Namely, what I claim is that it is strictly less powerful to allow second-order resources only over each sort separately, without any second-order relations spanning the sorts.

Let me prove this by illustrating with an example that my PhD student Nuno Maia and I had made a few years ago. Namely, consider the two-sorted model consisting of two copies of the standard model of arithmetic $$\langle\newcommand\N{\mathbb{N}}\N_0,+_0,\cdot_0,<_0,\N_1,+_1,\cdot_1,<_1\rangle$$ That is, each $\N_i$ is the standard model $\N$, with the usual addition and multiplication structure. Let us assume that each sort has its own separate quantifiers and variable symbols, which is one of the standard ways to treat sorts.

We can prove that every first-order assertion $\varphi(\vec x,\vec y)$ in this two-sorted langauge, where the variables in $\vec x$ have sort $0$ and those in $\vec y$ have sort $1$, is equivalent to a Boolean combination of assertions $\varphi_0(\vec x)$ about the sort $0$ part only and assertions $\varphi_1(\vec y)$ solely about the sort $1$ part. This is true for atomic assertions and is preserved by Boolean combinations, and by quantifiers, precisely because the quantifiers are themselves sorted.

In particular, one cannot define the isomorphism of $\N_0$ with $\N_1$ in the two-sorted structure, since the isomorphism cannot be pulled apart this way into separate statements about the domain and range.

Now, the interesting further observation is that if one adds the second-order resources, but only to each sort separately, then you still can't define the isomorphism. That is, let's add sorted second-order quantifiers, with sort $0$ quantifiers quantifying over subsets and relations on $\N_0$ only, and others for second-order subsets and relations on $\N_1$. The point is that the induction argument still goes through.

In particular, and this was our main focus, one cannot prove the Dedekind categoricity proof in sorted second-order logic. That is, we can have a two-sorted model $$\langle\N_0,+_0,\cdot_0,<_0,\N_1,+_1,\cdot_1,<_1\rangle$$ where each sort $\N_i$ satisfies the second-order Peano axioms, but there is no second-order definable isomorphism between them, if the second-order resources are contained in each sort separately.

This example is just the sort of recursive-definition situation that you describe in your question and comment, since the full categoricity argument of Dedekind is an induction in second-order logic.

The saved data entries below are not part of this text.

cpu_baseline/shim/hip/hip_runtime.h:

```cpp
#pragma once
#include <algorithm>
#include <cmath>
#define __device__
#define __host__
#define __global__
#define __constant__
#define __forceinline__ inline
#define __noinline__
#define __builtin_amdgcn_rsq(x) (1.0 / std::sqrt(x))
#define __builtin_amdgcn_rcp(x) (1.0 / (x))
#define __builtin_amdgcn_rsqf(x) (1.0f / std::sqrt(float(x)))
#define __builtin_amdgcn_rcpf(x) (1.0f / float(x))
using std::max;
using std::min;
inline double rsqrt(double x) { return 1.0 / std::sqrt(x); }
inline float rsqrtf(float x) { return 1.0f / std::sqrt(x); }
```

lfit_python_amd/csrc/lfg_device.hpp:

```cpp
#pragma once
#include <hip/hip_runtime.h>
#include <math.h>

#include "lfg_stream_table.h"

namespace lfg {

constexpr double PI = 3.14159265358979323846;
constexpr double TWO_PI = 6.28318530717958647693;
constexpr double DEG = PI / 180.0;
constexpr double LN2 = 0.69314718055994530942;

constexpr double RAY_TOL = 1e-13;
constexpr int RAY_MAXIT = 100;
constexpr double TH_TOL = 1e-13;
constexpr int ROOT_MAXIT = 100;
constexpr double ROOT_LAST = 1e-9;
constexpr int MIN_MAXIT = 100;
constexpr double BS_TAIL = 16.0;
constexpr double STREAM_DELTA = 1e-2;
constexpr double STREAM_KAPPA_FINE = 0.15 / 32.0;
constexpr double STREAM_DTMAX_FINE = 0.15 / 32.0;
constexpr int STREAM_MAXSTEP_FINE = 128000;
constexpr double DISC_MAX_A = 0.46;
constexpr double AZ_SLOPE = 80.0;
constexpr double DPHI_TOL = 1e-6;

constexpr int NWD_RINGS = 10;
constexpr int NWD = 400;
constexpr int NDISC_R = 20;
constexpr int NDISC_AZ = 50;
constexpr int NDISC = 1000;
constexpr int NBS = 100;
constexpr int NDONOR_T = 20;
constexpr int NDONOR_P = 20;
constexpr int NDONOR = 400;
constexpr int NEL = NWD + NDISC + NBS;
constexpr int NALL = NEL + NDONOR;

enum Status { ST_OK = 0, ST_BAD_Q = 1, ST_BAD_DPHI = 2, ST_BAD_GEOMETRY = 3,
              ST_BAD_STREAM = 4, ST_BAD_ARGS = 5 };

enum Geo {
    G_Q, G_CA, G_CB, G_MU, G_XL1, G_PL1, G_RS, G_RS2,
    G_S, G_C, G_INC, G_RWD, G_RDISC, G_REFF, G_ULIMB, G_DEXP,
    G_BSX, G_BSY, G_BSVX, G_BSVY, G_L, G_UPK, G_UMAX, G_LNPK,
    G_EXP1, G_EXP2, G_CAZ, G_SAZ, G_NB0, G_NB1, G_NB2, G_BDEN,
    G_FIS, G_PHI0, G_WDF, G_DF, G_SF, G_RSF, G_RPRIOR, G_RCAL,
    G_RPRIOR_BS,
    G_GP_AIN, G_GP_AOUT, G_GP_LAM, G_GP_DCP, G_GP_OK,
    G_GP_DPHI, G_GP_RWD,
    G_COUNT
};
static_assert(G_COUNT <= 48, "LFG_NGEO");

struct Roche {
    double q, cA, cB, mu, xl1, pl1, Rs, Rs2;
};

__device__ __forceinline__ double rsqrt_pos(double x)
{
    const double y = __builtin_amdgcn_rsq(x);
    const double e = fma(-x * y, y, 1.0);
    return fma(y * e, fma(e, 0.375, 0.5), y);
}

__device__ __forceinline__ double rcp_fast(double x)
{
    const double y = __builtin_amdgcn_rcp(x);
    return fma(y, fma(-x, y, 1.0), y);
}

__device__ __forceinline__ double rcp_step(double x)
{
    return __builtin_amdgcn_rcp(x);
}

__device__ __forceinline__ double rpot(const Roche& R, double x, double y, double z)
{
    const double dx = x - 1.0;
    const double xc = x - R.mu;
    return -R.cA * rsqrt(x * x + y * y + z * z) - R.cB * rsqrt(dx * dx + y * y + z * z)
           - xc * xc - y * y;
}

__device__ __forceinline__ double rpot_grad(const Roche& R, double x, double y, double z, double& gx, double& gy,
                                            double& gz)
// ... 195 lines not shown
    const double Dm = (cosD <= -1.0) ? PI : acos(cosD);
    const double lo = thc - Dm, hi = thc + Dm;

    double tw = -1.0, g, dg;
    bool chord = g_eval(R, Px, Py, Pz, s, c, thc, tw, g, dg);
    if (!chord) return false;
    double thi = thc;
    if (!(g < 0.0)) {
        bool found = false, have = false;
        double th = thc, pth = 0.0, pdg = 0.0, mlo = lo, mhi = hi;
        for (int it = 0; it < MIN_MAXIT; ++it) {
            if (chord) {
                if (g < 0.0) { found = true; thi = th; break; }
                if (dg > 0.0) mhi = th; else mlo = th;
            } else {
                if (th < thc) mlo = th; else mhi = th;
            }
            double tn = (chord && have && dg != pdg) ? th - dg * (th - pth) / (dg - pdg)
                                                     : 0.5 * (mlo + mhi);
            if (!(tn > mlo && tn < mhi)) tn = 0.5 * (mlo + mhi);
            if (fabs(tn - th) <= TH_TOL) break;
            if (chord) { pth = th; pdg = dg; have = true; }
            th = tn;
            chord = g_eval(R, Px, Py, Pz, s, c, th, tw, g, dg);
        }
        if (!found) return false;
    }
    double de;
    const double ce = (sqrt(fmax(uu - Reff * Reff, 0.0)) - c * uz) / (s * uxy);
    de = (ce > -1.0 && ce < 1.0) ? acos(ce) : 0.5 * Dm;
    double twi = tw, two = tw;
    const double thin = theta_root(R, Px, Py, Pz, s, c, lo, thi, true, thc - de, twi);
    const double thout = theta_root(R, Px, Py, Pz, s, c, thi, hi, false, thc + de, two);
    a = thin * (1.0 / TWO_PI);
    b = thout * (1.0 / TWO_PI);
    return true;
}

struct ConePt {
    double phi, gth, F2, eHe, etHe, ethHeth, gtt, dX2;
};

__device__ __forceinline__ void cone_point(const Roche& R, double Px, double Py, double Pz, double s,
                                           double c, double cs, double sn, double t, ConePt& o)
{
    const double ex = s * cs, ey = -s * sn;
    const double x = fma(t, ex, Px), y = fma(t, ey, Py), z = fma(t, c, Pz);
    const double r1s = x * x + y * y + z * z;
    const double ir1 = rsqrt_pos(r1s), ir1s = ir1 * ir1;
    const double dx = x - 1.0;
    const double r2s = dx * dx + y * y + z * z;
    const double ir2 = rsqrt_pos(r2s), ir2s = ir2 * ir2;
    const double i1 = R.cA * ir1s * ir1, i2 = R.cB * ir2s * ir2, i12 = i1 + i2;
    const double xm = x - R.mu;
    o.phi = -R.cA * ir1 - R.cB * ir2 - xm * xm - y * y;
    const double gx = i1 * x + i2 * dx - 2.0 * xm;
    const double gy = (i12 - 2.0) * y;
    const double gz = i12 * z;
    const double p1 = x * ex + y * ey + z * c, p2 = p1 - ex;
    const double q1 = x * ey - y * ex, q2 = q1 - ey;
    const double k1 = 3.0 * i1 * ir1s, k2 = 3.0 * i2 * ir2s;
    const double s2 = ex * ex + ey * ey;
    o.F2 = gx * ex + gy * ey + gz * c;
    o.gth = gx * ey - gy * ex;
    o.eHe = i12 - k1 * p1 * p1 - k2 * p2 * p2 - 2.0 * s2;
    o.etHe = -k1 * p1 * q1 - k2 * p2 * q2;
    o.ethHeth = i12 * s2 - k1 * q1 * q1 - k2 * q2 * q2 - 2.0 * s2;
    o.gtt = -(gx * ex + gy * ey);
    o.dX2 = r2s;
}

__device__ __forceinline__ void rotate(double& cs, double& sn, double d)
{
    const double d2 = d * d;
    const double sd = d * (1.0 - d2 * (1.0 / 6.0) * (1.0 - d2 * (1.0 / 20.0) * (1.0 - d2 * (1.0 / 42.0) *
                                                                              (1.0 - d2 * (1.0 / 72.0)))));
    const double cd = 1.0 - d2 * 0.5 * (1.0 - d2 * (1.0 / 12.0) * (1.0 - d2 * (1.0 / 30.0) *
                                                                    (1.0 - d2 * (1.0 / 56.0) * (1.0 - d2 * (1.0 / 90.0)))));
    const double c2 = cs * cd - sn * sd;
    sn = fma(sn, cd, cs * sd);
    cs = c2;
}
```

That is, for the full categoricity result, which shows that there is only one model of second-order PA up to isomorphism, one uses the second-order resource spanning the sorts. Namely, one refers to the various partial isomorphisms that match the initial segments of one model with the other, and then prove (by second-order induction) that these cohere and that one can extend the to the first-point missed on either side, so collectively they define an isomorphism.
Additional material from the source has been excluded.